PROBLEM DESCRIPTION = The entries are to be given again in full. Every word must match.

--- AVAILABLE DATA Enclosed Below ---

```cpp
struct cornetto_accel {
    int device = 0;
    std::string tf_lut_key;
// ... 23 lines not shown
    int sd_slots = 0;
    int sd_cus = 0;
    int sift_per_cu = 0;
    int sift_per_cu_default = -1;
    int lazy = 0;
    hipStream_t copy_stream = nullptr;
    hipEvent_t ev_cp = nullptr;
    bool copies_pending = false;
    volatile int boost = 0;
    volatile unsigned long long launch_seq = 0;
    hipEvent_t ev3 = nullptr;
    int share = 100;
    int sd_stats = 0;
    struct SdPend {
        int state = 0;
        const void *a = nullptr;
        int32_t T = 0, W = 0;
        void *of = nullptr;
        size_t m_cap = 0, n_cap = 0, cap = 0;
        int64_t key = 0, n_done = 0;
        bool walk_pending = false;
    } sd_pend;
    unsigned long long sd_last[256] = {0};
    uint32_t scan_epoch = 0, scan_tickets = 0;
    uint32_t st_epoch = 0, st_tickets = 0;
    int timing = 2;
};

static inline void *cn_ws(cornetto_accel_t *h, int slot, size_t bytes)
{
    cornetto_accel::Ws &w = h->dev[slot];
    if (bytes == 0) bytes = 16;
    if (w.bytes >= bytes) return w.p;
#ifdef CN_WS_ASYNC
    if (w.p) (void)hipFreeAsync(w.p, h->stream);
    w.p = nullptr;
    w.bytes = 0;
    const size_t want = bytes + bytes / 8;
    if (hipMallocAsync(&w.p, want, h->stream) == hipSuccess) w.bytes = want;
    else w.p = nullptr;
    return w.p;
#else
    if (w.p) (void)hipFree(w.p);
    w.p = nullptr;
    w.bytes = 0;
    const size_t want = bytes + bytes / 8;
// ... 292 lines not shown
```

cornetto_amd/csrc/ivlmerge.hpp:

```cpp
#pragma once
#include "common.hpp"
#include "scan.hpp"

namespace cnivl {
namespace {

constexpr int ST_THREADS = 256, ST_ITEMS = 4, ST_TILE = ST_THREADS * ST_ITEMS;

__device__ __forceinline__ unsigned long long st_shfl_up(unsigned long long v, int d)
{
    return ((unsigned long long)(unsigned)__shfl_up((int)(v >> 32), d) << 32) | (unsigned)__shfl_up((int)v, d);
}

__global__ __launch_bounds__(ST_THREADS) void st_local(const cornetto_ivl_t *v, int64_t n, unsigned long long *kprev, unsigned long long *tile_max)
{
    __shared__ unsigned long long wmax[ST_THREADS / 64];
    const int t = threadIdx.x, lane = t & 63, wv = t >> 6;
    const int64_t j0 = (int64_t)blockIdx.x * ST_TILE + (int64_t)t * ST_ITEMS;
    unsigned long long k[ST_ITEMS], run = 0;
#pragma unroll
    for (int i = 0; i < ST_ITEMS; ++i) {
        k[i] = 0;
        if (j0 + i < n) k[i] = ((unsigned long long)(unsigned)v[j0 + i].ctg << 32) | (unsigned)v[j0 + i].finish;
        run = k[i] > run ? k[i] : run;
// ... 63 lines not shown
__global__ void st_emit(const cornetto_ivl_t *v, int64_t n, const unsigned long long *kinc, const uint32_t *head, const uint32_t *rank, cornetto_ivl_t *out)
{
    const int64_t j = (int64_t)blockIdx.x * blockDim.x + threadIdx.x;
    if (j >= n) return;
    const uint32_t hd = head[j];
    const uint32_t g = rank[j] + hd - 1u;
    if (hd) {
        out[g].ctg = v[j].ctg;
        out[g].start = v[j].start;
    }
    if (j == n - 1 || head[j + 1]) out[g].finish = (int32_t)(kinc[j] & 0xFFFFFFFFull);
}

struct StArgs {
    const cornetto_ivl_t *v;
    const unsigned long long *d_n;
    int64_t n_cap;
    int32_t dist;
    unsigned long long *st;
    uint32_t *ticket;
    uint32_t ticket_base, epoch;
    cornetto_ivl_t *out;
    unsigned long long *d_count;
};

__device__ __forceinline__ unsigned long long st_wave_max(unsigned long long v)
{
#pragma unroll
    for (int d = 32; d >= 1; d >>= 1) {
        const unsigned long long o = ((unsigned long long)(unsigned)__shfl_xor((int)(v >> 32), d) << 32) | (unsigned)__shfl_xor((int)v, d);
        v = o > v ? o : v;
    }
    return v;
}
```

--- End of Enclosed AVAILABLE DATA ---

RESPONSE TO THIS EXERCISE =
```cpp
struct cornetto_accel {
    int device = 0;
    std::string tf_lut_key;
// ... 23 lines not shown
    int sd_slots = 0;
    int sd_cus = 0;
    int sift_per_cu = 0;
    int sift_per_cu_default = -1;
    int lazy = 0;
    hipStream_t copy_stream = nullptr;
    hipEvent_t ev_cp = nullptr;
    bool copies_pending = false;
    volatile int boost = 0;
    volatile unsigned long long launch_seq = 0;
    hipEvent_t ev3 = nullptr;
    int share = 100;
    int sd_stats = 0;
    struct SdPend {
        int state = 0;
        const void *a = nullptr;
        int32_t T = 0, W = 0;
        void *of = nullptr;
        size_t m_cap = 0, n_cap = 0, cap = 0;
        int64_t key = 0, n_done = 0;
        bool walk_pending = false;
    } sd_pend;
    unsigned long long sd_last[256] = {0};
    uint32_t scan_epoch = 0, scan_tickets = 0;
    uint32_t st_epoch = 0, st_tickets = 0;
    int timing = 2;
};

static inline void *cn_ws(cornetto_accel_t *h, int slot, size_t bytes)
{
    cornetto_accel::Ws &w = h->dev[slot];
    if (bytes == 0) bytes = 16;
    if (w.bytes >= bytes) return w.p;
#ifdef CN_WS_ASYNC
    if (w.p) (void)hipFreeAsync(w.p, h->stream);
    w.p = nullptr;
    w.bytes = 0;
    const size_t want = bytes + bytes / 8;
    if (hipMallocAsync(&w.p, want, h->stream) == hipSuccess) w.bytes = want;
    else w.p = nullptr;
    return w.p;
#else
    if (w.p) (void)hipFree(w.p);
    w.p = nullptr;
    w.bytes = 0;
    const size_t want = bytes + bytes / 8;
// ... 292 lines not shown
```

cornetto_amd/csrc/ivlmerge.hpp:

```cpp
#pragma once
#include "common.hpp"
#include "scan.hpp"

namespace cnivl {
namespace {

constexpr int ST_THREADS = 256, ST_ITEMS = 4, ST_TILE = ST_THREADS * ST_ITEMS;

__device__ __forceinline__ unsigned long long st_shfl_up(unsigned long long v, int d)
{
    return ((unsigned long long)(unsigned)__shfl_up((int)(v >> 32), d) << 32) | (unsigned)__shfl_up((int)v, d);
}

__global__ __launch_bounds__(ST_THREADS) void st_local(const cornetto_ivl_t *v, int64_t n, unsigned long long *kprev, unsigned long long *tile_max)
{
    __shared__ unsigned long long wmax[ST_THREADS / 64];
    const int t = threadIdx.x, lane = t & 63, wv = t >> 6;
    const int64_t j0 = (int64_t)blockIdx.x * ST_TILE + (int64_t)t * ST_ITEMS;
    unsigned long long k[ST_ITEMS], run = 0;
#pragma unroll
    for (int i = 0; i < ST_ITEMS; ++i) {
        k[i] = 0;
        if (j0 + i < n) k[i] = ((unsigned long long)(unsigned)v[j0 + i].ctg << 32) | (unsigned)v[j0 + i].finish;
        run = k[i] > run ? k[i] : run;
// ... 63 lines not shown
__global__ void st_emit(const cornetto_ivl_t *v, int64_t n, const unsigned long long *kinc, const uint32_t *head, const uint32_t *rank, cornetto_ivl_t *out)
{
    const int64_t j = (int64_t)blockIdx.x * blockDim.x + threadIdx.x;
    if (j >= n) return;
    const uint32_t hd = head[j];
    const uint32_t g = rank[j] + hd - 1u;
    if (hd) {
        out[g].ctg = v[j].ctg;
        out[g].start = v[j].start;
    }
    if (j == n - 1 || head[j + 1]) out[g].finish = (int32_t)(kinc[j] & 0xFFFFFFFFull);
}

struct StArgs {
    const cornetto_ivl_t *v;
    const unsigned long long *d_n;
    int64_t n_cap;
    int32_t dist;
    unsigned long long *st;
    uint32_t *ticket;
    uint32_t ticket_base, epoch;
    cornetto_ivl_t *out;
    unsigned long long *d_count;
};

__device__ __forceinline__ unsigned long long st_wave_max(unsigned long long v)
{
#pragma unroll
    for (int d = 32; d >= 1; d >>= 1) {
        const unsigned long long o = ((unsigned long long)(unsigned)__shfl_xor((int)(v >> 32), d) << 32) | (unsigned)__shfl_xor((int)v, d);
        v = o > v ? o : v;
    }
    return v;
}
```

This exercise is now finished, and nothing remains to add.